• **Exercise**
Each line from the one containing "int32_t* counts;" to the end of the entries is to be repeated exactly, and no other line.

• **Dataset excerpts**
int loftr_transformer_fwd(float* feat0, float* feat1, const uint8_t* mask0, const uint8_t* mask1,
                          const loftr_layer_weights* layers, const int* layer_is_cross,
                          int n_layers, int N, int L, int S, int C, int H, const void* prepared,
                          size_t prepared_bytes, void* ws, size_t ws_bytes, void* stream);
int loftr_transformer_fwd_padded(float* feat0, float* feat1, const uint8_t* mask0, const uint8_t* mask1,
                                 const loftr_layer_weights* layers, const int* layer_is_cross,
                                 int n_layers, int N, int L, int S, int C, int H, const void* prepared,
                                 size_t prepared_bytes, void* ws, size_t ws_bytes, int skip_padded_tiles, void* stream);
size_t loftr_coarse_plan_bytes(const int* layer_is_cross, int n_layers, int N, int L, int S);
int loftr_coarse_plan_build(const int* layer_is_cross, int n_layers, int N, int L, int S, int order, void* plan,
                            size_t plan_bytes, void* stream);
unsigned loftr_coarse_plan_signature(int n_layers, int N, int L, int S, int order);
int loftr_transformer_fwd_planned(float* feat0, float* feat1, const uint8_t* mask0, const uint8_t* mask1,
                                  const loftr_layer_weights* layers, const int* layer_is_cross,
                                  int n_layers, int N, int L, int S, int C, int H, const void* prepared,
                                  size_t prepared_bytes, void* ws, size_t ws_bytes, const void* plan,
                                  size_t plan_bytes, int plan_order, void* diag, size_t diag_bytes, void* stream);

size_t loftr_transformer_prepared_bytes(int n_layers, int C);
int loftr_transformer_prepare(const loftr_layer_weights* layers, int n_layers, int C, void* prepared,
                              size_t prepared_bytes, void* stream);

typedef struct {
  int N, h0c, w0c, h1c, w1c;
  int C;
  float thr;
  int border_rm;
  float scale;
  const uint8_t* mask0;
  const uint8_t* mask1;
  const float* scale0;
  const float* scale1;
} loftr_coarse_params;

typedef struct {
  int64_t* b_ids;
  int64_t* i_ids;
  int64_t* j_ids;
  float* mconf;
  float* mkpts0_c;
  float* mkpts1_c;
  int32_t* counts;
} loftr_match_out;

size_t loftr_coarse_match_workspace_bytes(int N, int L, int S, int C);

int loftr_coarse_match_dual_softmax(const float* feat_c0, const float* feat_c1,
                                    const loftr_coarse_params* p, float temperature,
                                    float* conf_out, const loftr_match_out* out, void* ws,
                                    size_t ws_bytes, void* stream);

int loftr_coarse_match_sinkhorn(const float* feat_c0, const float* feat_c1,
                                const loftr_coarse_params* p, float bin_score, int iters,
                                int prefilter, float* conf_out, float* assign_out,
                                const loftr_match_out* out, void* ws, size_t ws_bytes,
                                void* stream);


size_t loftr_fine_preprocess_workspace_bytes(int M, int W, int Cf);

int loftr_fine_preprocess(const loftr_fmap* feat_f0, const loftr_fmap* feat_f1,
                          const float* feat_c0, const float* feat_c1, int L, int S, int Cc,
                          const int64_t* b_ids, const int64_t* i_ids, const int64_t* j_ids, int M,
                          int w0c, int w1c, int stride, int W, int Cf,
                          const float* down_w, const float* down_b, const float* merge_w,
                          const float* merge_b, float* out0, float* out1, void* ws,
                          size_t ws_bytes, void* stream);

• **Output for this exercise**
  int32_t* counts;
} loftr_match_out;

size_t loftr_coarse_match_workspace_bytes(int N, int L, int S, int C);

int loftr_coarse_match_dual_softmax(const float* feat_c0, const float* feat_c1,
                                    const loftr_coarse_params* p, float temperature,
                                    float* conf_out, const loftr_match_out* out, void* ws,
                                    size_t ws_bytes, void* stream);

int loftr_coarse_match_sinkhorn(const float* feat_c0, const float* feat_c1,
                                const loftr_coarse_params* p, float bin_score, int iters,
                                int prefilter, float* conf_out, float* assign_out,
                                const loftr_match_out* out, void* ws, size_t ws_bytes,
                                void* stream);


size_t loftr_fine_preprocess_workspace_bytes(int M, int W, int Cf);

int loftr_fine_preprocess(const loftr_fmap* feat_f0, const loftr_fmap* feat_f1,
                          const float* feat_c0, const float* feat_c1, int L, int S, int Cc,
                          const int64_t* b_ids, const int64_t* i_ids, const int64_t* j_ids, int M,
                          int w0c, int w1c, int stride, int W, int Cf,
                          const float* down_w, const float* down_b, const float* merge_w,
                          const float* merge_b, float* out0, float* out1, void* ws,
                          size_t ws_bytes, void* stream);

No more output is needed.